# Oregon Invasive species permit on hells canyon?



## RiverVandal (Apr 10, 2015)

I have never had an Oregon permit and float Hells a lot. Also have never been checked on Hells.


Sent from my iPhone using Mountain Buzz


----------



## Wadeinthewater (Mar 22, 2009)

I believe either an Oregon or Idaho invasive species sticker will work on the Snake River in Hells Canyon.

You need an Oregon or Idaho angling license to fish from the shore in that state. Either license will do if you are fishing from a boat.


----------



## [email protected] (Jun 1, 2010)

Wadeinthewater said:


> I believe either an Oregon or Idaho invasive species sticker will work on the Snake River in Hells Canyon.
> 
> You need an Oregon or Idaho angling license to fish from the shore in that state. Either license will do if you are fishing from a boat.


 
That is correct!!


----------



## Trejos (Oct 29, 2012)

Actually that is incorrect. I just got off the phone with Oregon Fish and Wildlife and Idaho Parks and Rec. both states invasive species permits are required. 


Sent from my iPhone using Mountain Buzz


----------



## briandburns (Jan 12, 2010)

Trejos said:


> Actually that is incorrect. I just got off the phone with Oregon Fish and Wildlife and Idaho Parks and Rec. both states invasive species permits are required.
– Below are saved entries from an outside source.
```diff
@@ -83,9 +84,19 @@
     @torch.no_grad()
     def step(self) -> None:
         f = self.flat
+        table = self.pack_table
+        stream = torch.cuda.current_stream().cuda_stream
+        if (self.fuse_pack and table is not None and table.flat is f and table.table is not None and table.ready()
+                and table.adam_table is not None):
+            call('srx_pack_table_adam', f.data.data_ptr(), f.grad.data_ptr(), self.exp_avg.data_ptr(),
+                 self.exp_avg_sq.data_ptr(), f.numel, self.lr_dev.data_ptr(), self.betas[0], self.betas[1], self.eps,
+                 self.grad_scale, self.step_count.data_ptr(), table.adam_table.data_ptr(), table.adam_nwork, stream)
+            f.pack_epoch[0] += 1
+            table.stamp()
+            return
         call('srx_adam_step', f.data.data_ptr(), f.grad.data_ptr(), self.exp_avg.data_ptr(),
              self.exp_avg_sq.data_ptr(), f.numel, self.lr_dev.data_ptr(), self.betas[0], self.betas[1], self.eps,
-             self.grad_scale, self.step_count.data_ptr(), torch.cuda.current_stream().cuda_stream)
+             self.grad_scale, self.step_count.data_ptr(), stream)
         self.flat.pack_epoch[0] += 1
         if self.pack_table is not None:
             self.pack_table.run()
diff --git a/torchsr_amd/srgan/trainer.py b/torchsr_amd/srgan/trainer.py
--- a/torchsr_amd/srgan/trainer.py
+++ b/torchsr_amd/srgan/trainer.py
@@ -182,8 +182,8 @@
                 opt.grad_scale = self.gen_sync.scale
             self.disc_optimizer.grad_scale = self.disc_sync.scale
         from ..layers import Conv2d
-        gen_table = F.PackTable(m for m in self.generator.modules() if isinstance(m, Conv2d))
-        disc_table = F.PackTable(m for m in self.discriminator.modules() if isinstance(m, Conv2d))
+        gen_table = F.PackTable((m for m in self.generator.modules() if isinstance(m, Conv2d)), flat=self.gen_flat)
+        disc_table = F.PackTable((m for m in self.discriminator.modules() if isinstance(m, Conv2d)), flat=self.disc_flat)
         self.psnr_optimizer.pack_table = self.gen_optimizer.pack_table = gen_table
         self.disc_optimizer.pack_table = disc_table
         self.disc_scheduler = StepLR(self.disc_optimizer, step_size=self.epochs // 8, gamma=0.6)
```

Looks like some conflicting info. 
From this website (http://www.river-management.org/assets/Permits/2015/snake_river-hells_canyon_2015.pdf) the following information showed up:


Snake River (Hells Canyon)
Invasive Species Stickers:
(Inflatable, non-motorized vessels less than 10 feet long are exempt).
Either an 
Idaho Invasive Species Fund sticker
(800) 247-6332
or an 
Oregon Aquatic Invasive 
Species Prevention Permits is accepted.
Contact:
Hells Canyon National Recreation Area (HCNRA), Snake River Administrative Office
PO Box 699 
2535 Riverside Dr.
Clarkston, WA 99403


----------



## Wadeinthewater (Mar 22, 2009)

Trejos said:


> Actually that is incorrect. I just got off the phone with Oregon Fish and Wildlife and Idaho Parks and Rec. both states invasive species permits are required.


Nope, you got bad information. I confirmed with the ODFW Aquatic Invasive Species Program Coordinator that you only need either an Idaho or Oregon invasive species permit to float Hells Canyon, not both.


----------



## codycleve (Mar 26, 2012)

Trejos said:


> Actually that is incorrect. I just got off the phone with Oregon Fish and Wildlife and Idaho Parks and Rec. both states invasive species permits are required.
> 
> 
> Sent from my iPhone using Mountain Buzz


Been floating hells canyon for the last 6 years with just an Idaho invasive species sticker.. no problems.


----------



## Trejos (Oct 29, 2012)

Yep, bad info from both the Salem and Idaho park and rec. offices. after contacting National park service they even started second guessing themselves. 
Call Salem back and she was very adamant that she was correct but sent be to the Oregon marine board who was floored she had been telling people that. He said as soon as we hang up he was going to slap some hands. I then called Idaho, they were totally lost in the sauce. They finally relented quoting the Oregon marine boards website. One thing that was interesting, while Idaho was reading the regs over the phone I swore she said Washington residents were not required to have one. I guess it would make sense if they all recognized each others regs and requirements. 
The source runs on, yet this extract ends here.